TASK OBJECTIVE: Go over the records and count each line that has the string "world". Give the number and nothing else.

--- --- ---

# 0x002A/MuCHSALSA

Hardware: AMD Instinct MI355X
Metric: overlap-pairs/s (higher is better)
Workload: dtype int32+f64; 1 GPU; 100k synthetic Nanopore x10 kb, 500k unitig anchors, 10x coverage (BASELINE.json configs[2]); rows=5059558, reads=100000, anchors=499992, edges=981460, edgematches_rank0=25532466, orders_rank0=1029308, parallelism=one job on one GPU, edges_proven_clean_rank0=5372

## Files before the change

include/msgpu.h:

```cpp
#ifndef MSGPU_H
#define MSGPU_H

#include <stddef.h>
#include <stdint.h>

#ifdef __cplusplus
extern "C" {
#endif

#define MSGPU_VERSION 1

#define MSGPU_OK 0
#define MSGPU_E_IO (-1)
#define MSGPU_E_FORMAT (-2)
#define MSGPU_E_NUMBER (-3)
#define MSGPU_E_NOMEM (-4)
#define MSGPU_E_ARG (-5)
#define MSGPU_E_HIP (-6)
#define MSGPU_E_STATE (-7)
#define MSGPU_E_IDS (-8)
#define MSGPU_E_NODEVICE (-9)
#define MSGPU_E_LAYOUT (-10)
#define MSGPU_E_TIMEOUT (-11)

// ... 149 lines not shown
int msgpu_load_rows(msgpu_ctx *ctx, const msgpu_row *rows, size_t n_rows);
int msgpu_load_rows_packed(msgpu_ctx *ctx, const msgpu_packed_rows *packed);
int msgpu_load_rows_device(msgpu_ctx *ctx, const void *d_rows, size_t n_rows);


int msgpu_calculate_edges(msgpu_ctx *ctx);


int msgpu_chaining_and_overlaps(msgpu_ctx *ctx);


int msgpu_get_counts(msgpu_ctx *ctx, msgpu_counts *out);
int msgpu_get_timings(msgpu_ctx *ctx, msgpu_timings *out);
int msgpu_get_chain_band_counts(msgpu_ctx *ctx, uint64_t *n_banded, uint64_t *n_fallback);
int msgpu_chain_band_width(void);
int msgpu_set_stage_events(msgpu_ctx *ctx, int on);

int msgpu_copy_tables(msgpu_ctx *ctx, msgpu_edge *edges, msgpu_edgematch *ems, msgpu_order *orders, uint32_t *ids);
int msgpu_copy_tables_device(msgpu_ctx *ctx, void *d_edges, void *d_ems, void *d_orders, void *d_ids);
int msgpu_copy_reads(msgpu_ctx *ctx, int32_t *read_len, uint32_t *read_first_line);

int msgpu_merge_gathered(msgpu_ctx *ctx, const void *d_gathered, uint32_t world, const uint64_t *counts,
                         uint64_t slab_bytes, uint64_t off_edges, uint64_t off_orders, uint64_t off_ids, void *d_edges,
                         void *d_orders, void *d_ids);

int msgpu_merge_gathered_ex(msgpu_ctx *ctx, const void *d_gathered, uint32_t world, const uint64_t *counts,
                            uint64_t slab_bytes, uint64_t off_edges, uint64_t off_orders, uint64_t off_ids,
                            const uint32_t *id_base, void *d_edges, void *d_orders, void *d_ids, void *hip_stream);

uint64_t msgpu_wire_edges_bytes(uint64_t n_edges);
// ... 709 lines not shown
```

muchsalsa_amd/_lib.py:

```python
import ctypes as C
import os

import numpy as np

_HERE = os.path.dirname(os.path.abspath(__file__))
LIB_PATH = os.environ.get("MSGPU_LIB") or os.path.join(_HERE, "libmsgpu.so")

ROW_DTYPE = np.dtype([("anchor_id", "<u4"), ("read_id", "<u4"), ("read_len", "<i4"), ("i_lo", "<i4"),
                      ("i_hi", "<i4"), ("n_lo", "<i4"), ("n_hi", "<i4"), ("score", "<u4"), ("line", "<u4"),
                      ("flags", "<u4")])
EDGE_DTYPE = np.dtype([("v1", "<u4"), ("v2", "<u4"), ("em_off", "<u8"), ("order_off", "<u8"), ("em_cnt", "<u4"),
                       ("order_cnt", "<u2"), ("shadow", "u1"), ("pad", "u1")])
EM_DTYPE = np.dtype([("ov_lo", "<i4"), ("ov_hi", "<i4"), ("score", "<f8"), ("anchor_id", "<u4"), ("line", "<u4"),
                     ("flags", "<u4"), ("edge_idx", "<u4")])
ORDER_DTYPE = np.dtype([("edge_idx", "<u4"), ("flags", "<u4"), ("left_offset", "<f8"), ("right_offset", "<f8"),
                        ("score", "<u8"), ("ids_off", "<u8"), ("ids_cnt", "<u4"), ("start", "<u4"), ("end", "<u4"),
                        ("base", "<u4"), ("pad", "<u4", (2,))])
COPY_DTYPE = np.dtype([("src_off", "<u8"), ("dst_off", "<u8"), ("len", "<u4"), ("flags", "<u4")])
assert (ROW_DTYPE.itemsize, EDGE_DTYPE.itemsize, EM_DTYPE.itemsize, ORDER_DTYPE.itemsize) == (40, 32, 32, 64)
assert COPY_DTYPE.itemsize == 24
COPY_ILLUMINA, COPY_REVCOMP = 1, 2
PATH_READ_DTYPE = np.dtype([("read_id", "<u4"), ("direction", "<u4"), ("nanopore_length", "<u8")])
PATH_ORDER_DTYPE = np.dtype([("score", "<u8"), ("base_read", "<u4"), ("ids_off", "<u4"), ("ids_cnt", "<u4"),
                             ("pad", "<u4")])
# ... 297 lines not shown
    ("msgpu_paf_rows", C.c_void_p, [C.c_void_p, C.POINTER(C.c_size_t)]),
    ("msgpu_paf_line_count", C.c_size_t, [C.c_void_p]),
    ("msgpu_paf_read_count", C.c_uint32, [C.c_void_p]),
    ("msgpu_paf_anchor_count", C.c_uint32, [C.c_void_p]),
    ("msgpu_paf_read_name", C.c_char_p, [C.c_void_p, C.c_uint32]),
    ("msgpu_paf_anchor_name", C.c_char_p, [C.c_void_p, C.c_uint32]),
    ("msgpu_paf_register_sequences", C.c_int, [C.c_void_p, C.c_int, C.c_void_p, C.c_void_p, C.POINTER(C.c_uint32)]),
    ("msgpu_load_rows", C.c_int, [C.c_void_p, C.c_void_p, C.c_size_t]),
    ("msgpu_load_rows_device", C.c_int, [C.c_void_p, C.c_void_p, C.c_size_t]),
    ("msgpu_calculate_edges", C.c_int, [C.c_void_p]),
    ("msgpu_chaining_and_overlaps", C.c_int, [C.c_void_p]),
    ("msgpu_get_counts", C.c_int, [C.c_void_p, C.POINTER(Counts)]),
    ("msgpu_get_timings", C.c_int, [C.c_void_p, C.POINTER(Timings)]),
    ("msgpu_get_chain_band_counts", C.c_int, [C.c_void_p, C.POINTER(C.c_uint64), C.POINTER(C.c_uint64)]),
    ("msgpu_chain_band_width", C.c_int, []),
    ("msgpu_set_stage_events", C.c_int, [C.c_void_p, C.c_int]),
    ("msgpu_copy_tables", C.c_int, [C.c_void_p, C.c_void_p, C.c_void_p, C.c_void_p, C.c_void_p]),
    ("msgpu_copy_tables_device", C.c_int, [C.c_void_p, C.c_void_p, C.c_void_p, C.c_void_p, C.c_void_p]),
    ("msgpu_copy_reads", C.c_int, [C.c_void_p, C.c_void_p, C.c_void_p]),
    ("msgpu_merge_gathered", C.c_int, [C.c_void_p, C.c_void_p, C.c_uint32, C.c_void_p, C.c_uint64, C.c_uint64,
                                       C.c_uint64, C.c_uint64, C.c_void_p, C.c_void_p, C.c_void_p]),
    ("msgpu_merge_gathered_ex", C.c_int, [C.c_void_p, C.c_void_p, C.c_uint32, C.c_void_p, C.c_uint64, C.c_uint64,
                                          C.c_uint64, C.c_uint64, C.c_void_p, C.c_void_p, C.c_void_p, C.c_void_p,
                                          C.c_void_p]),
    ("msgpu_wire_edges_bytes", C.c_uint64, [C.c_uint64]),
    ("msgpu_wire_orders_bytes", C.c_uint64, [C.c_uint64]),
    ("msgpu_wire_ids_bytes", C.c_uint64, [C.c_uint64, C.c_uint32]),
    ("msgpu_pack_wire", C.c_int, [C.c_void_p, C.c_void_p, C.c_void_p, C.c_void_p, C.c_uint32]),
    ("msgpu_merge_wire", C.c_int, [C.c_void_p, C.c_void_p, C.c_uint32, C.c_void_p, C.c_uint64, C.c_uint64, C.c_uint64,
                                   C.c_uint64, C.c_uint32, C.c_void_p, C.c_void_p, C.c_void_p, C.c_void_p, C.c_void_p]),
# ... 274 lines not shown
```

muchsalsa_amd/csrc/msgpu_api.hip:

```cpp
#include <hip/hip_runtime.h>

#include <chrono>
#include <cmath>
#include <cstdarg>
#include <cstdio>
#include <cstdlib>
#include <cstring>
#include <condition_variable>
#include <deque>
#include <mutex>
#include <new>
#include <thread>
#include <vector>
#include <algorithm>
#include <sys/mman.h>
#include <unistd.h>
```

--- --- ---

ANSWER TO THIS TASK: 2